You're not just rotating, you're doing intensive grazing. In that case, no, you don't want to plant posts in every "pasture!" 

So what are you doing for water? 
(DH and I have looked at managed grazing since our pasture is only 40 acres, but we aren't sure we want to haul water, or worse, string that many water lines)


----------



## Madsaw (Feb 26, 2008)

Have you thought of useing one of the older style oiler/rubs and mount one end on wheels and hitch on the other to pull it around? I will get a pic of one I bougth to use yrs ago but never did.
Bob


----------



## ufo_chris (Apr 30, 2010)

If you set your grazing up like Agmantoo in the rotational grazing sticky you only have to put up one ,the same way they get to the water and shade from each sectioned off paddock.
Chris


----------



## TK04 (Apr 8, 2009)

We built a portable rub by making it look like an upside down T clothesline but weld a pipe between the pipes that would normally be set in the ground. Then we just tie the rub to each upright pipe. It is portable for us using our skidloader with the bale spear or bucket. We are considering extending one end of it to hang a barrel mineral feeder off so that goes with them as well. Easier than moving the tire with tub in it.


----------



## agmantoo (May 23, 2003)

I have posted this before. It is homemade and on skid runners so that it can be towed from place to place.


----------



## Critter Keeper (Nov 1, 2007)

agmantoo said:


> I have posted this before. It is homemade and on skid runners so that it can be towed from place to place.


agamantoo,

Neat setup. After reading the rotational sticky I would guess this is also your mineral feeder ??

Cindy


----------



## CrashTestRanch (Jul 14, 2010)

agmantoo said:


> I have posted this before. It is homemade and on skid runners so that it can be towed from place to place.


Hey Agmantoo,

How do the shorter calves take advantage of the rub setup you have there? 
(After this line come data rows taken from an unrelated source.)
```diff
+template <int IW>
+int launch_gemm_w80h(const moca_gemm_params& p, hipStream_t st) {
+    constexpr int HR = 320 / IW + 2;
+    constexpr int lds = 4 * (64 + HR * (IW * 64 + 64)) + 4 * 160 * 64 + 1024;
+    const int nblk = (p.M / 320) * (p.N / 160);
+    moca_gemm_params pl = p;
+    pl.reserved4_ = (pl.reserved4_ & 0xff) | (1 << 8);
+    if (!dyn_lds_once<&gemm_w80h_kernel<IW>>(lds)) return MOCA_E_LAUNCH;
+    hipLaunchKernelGGL(gemm_w80h_kernel<IW>, dim3(nblk + prefetch_blocks(pl)), dim3(512), lds, st, pl);
+    MOCA_CHECK_LAUNCH();
+    return MOCA_OK;
+}
+
+}
+
+int moca_gemm_w80h_launch(const moca_gemm_params& p, hipStream_t st) {
+    if (p.inW == 64) return launch_gemm_w80h<64>(p, st);
+    if (p.inW == 32) return launch_gemm_w80h<32>(p, st);
+    return MOCA_E_BADARG;
+}
diff --git a/moca_video_amd/csrc/gemm_launch.h b/moca_video_amd/csrc/gemm_launch.h
--- a/moca_video_amd/csrc/gemm_launch.h
+++ b/moca_video_amd/csrc/gemm_launch.h
@@ -5,6 +5,7 @@
 int moca_gemm_glds_launch(int bn, const moca_gemm_params& p, hipStream_t st);
 int moca_gemm_g4_launch(const moca_gemm_params& p, hipStream_t st);
 int moca_gemm_w80s_launch(int shape, const moca_gemm_params& p, hipStream_t st);
+int moca_gemm_w80h_launch(const moca_gemm_params& p, hipStream_t st);
 int moca_gemm_g4p_launch(const moca_gemm_params& p, hipStream_t st);
 int moca_gemm_sqp_launch(const moca_gemm_params& p, hipStream_t st);
 
diff --git a/moca_video_amd/csrc/runtime.hip b/moca_video_amd/csrc/runtime.hip
--- a/moca_video_amd/csrc/runtime.hip
+++ b/moca_video_amd/csrc/runtime.hip
@@ -121,7 +121,7 @@
     return MOCA_OK;
 }
 
-static int g_tuning[MOCA_TUNE_COUNT] = {1, 1, 1, 1, 1, 1, 0, 1, 0, 0, 1};
+static int g_tuning[MOCA_TUNE_COUNT] = {1, 1, 1, 1, 1, 1, 0, 1, 0, 0, 1, 1};
 int moca_tuning_get(int knob) { return (knob >= 0 && knob < MOCA_TUNE_COUNT) ? g_tuning[knob] : 0; }
 extern "C" int moca_set_tuning(int32_t knob, int32_t value) {
     if (knob < 0 || knob >= MOCA_TUNE_COUNT || value < 0 || value > 2) return MOCA_E_BADARG;
diff --git a/moca_video_amd/lib.py b/moca_video_amd/lib.py
--- a/moca_video_amd/lib.py
+++ b/moca_video_amd/lib.py
@@ -14,9 +14,10 @@
 MOCA_TUNE_GEMM_W80, MOCA_TUNE_GEMM_G4, MOCA_TUNE_GEMM_SQ256, MOCA_TUNE_GEMM_WIDE, MOCA_TUNE_GN_SLAB, MOCA_TUNE_GEMM_G4P, MOCA_TUNE_GEMM_MF32, MOCA_TUNE_GEMM_SQP, MOCA_TUNE_SQP_WALK = 0, 1, 2, 3, 4, 5, 6, 7, 8
 MOCA_TUNE_SLAB_F16 = 9
 MOCA_TUNE_GEMM_WS = 10
+MOCA_TUNE_CONV_HALO = 11
 MOCA_DDPM_X0, MOCA_DDPM_CLIP, MOCA_DDPM_SCALE, MOCA_DDPM_MASK_C0 = 1, 2, 4, 8
 (MOCA_ROUTE_SMALL64, MOCA_ROUTE_SMALL128, MOCA_ROUTE_GLDS128, MOCA_ROUTE_GLDS160, MOCA_ROUTE_G4, MOCA_ROUTE_W80, MOCA_ROUTE_W80W,
- MOCA_ROUTE_SQ256, MOCA_ROUTE_G4P, MOCA_ROUTE_SQP, MOCA_ROUTE_TATTN, MOCA_ROUTE_WS) = range(1, 13)
+ MOCA_ROUTE_SQ256, MOCA_ROUTE_G4P, MOCA_ROUTE_SQP, MOCA_ROUTE_TATTN, MOCA_ROUTE_WS, MOCA_ROUTE_W80H) = range(1, 14)
 (MOCA_GN_ROUTE_STREAM, MOCA_GN_ROUTE_SLAB2, MOCA_GN_ROUTE_SLAB4, MOCA_GN_ROUTE_SLAB8, MOCA_GN_ROUTE_SLABREG1, MOCA_GN_ROUTE_SLABREG2,
  MOCA_GN_ROUTE_SLABREG3, MOCA_GN_ROUTE_SLABREG4) = range(1, 9)
 
```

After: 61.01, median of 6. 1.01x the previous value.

Do the rubs come down and hook in the corners, or are the taken off and setup at 45Â° to the station and the ground via a spike or something?


----------



## agmantoo (May 23, 2003)

Critter Keeper

Yes this is my mineral and salt feeder also. Notice that the trough is untreated timber whereas the balance of the apparatus is treated.


----------



## agmantoo (May 23, 2003)

CrashTestRanch

The cloth strips hang down and get the calves. If the cows have very few flys the calves are not bother too badly. As for the minerals, by the time the calves get old enough to start consuming the minerals and salt they can reach the trough.


----------



## CrashTestRanch (Jul 14, 2010)

agmantoo said:


> CrashTestRanch
> 
> The cloth strips hang down and get the calves. If the cows have very few flys the calves are not bother too badly. As for the minerals, by the time the calves get old enough to start consuming the minerals and salt they can reach the trough.


Thanks for the clarification


----------



## Critter Keeper (Nov 1, 2007)

agmantoo said:


> Critter Keeper
> 
> Yes this is my mineral and salt feeder also. Notice that the trough is untreated timber whereas the balance of the apparatus is treated.


Thanks. I had been pondering how you fed the minerals as you rotated (must have missed that post) but I just hadn't got around to inquiring about it. We are still in the homework stages of rotational grazing so I will ad this to the "to do" list.


----------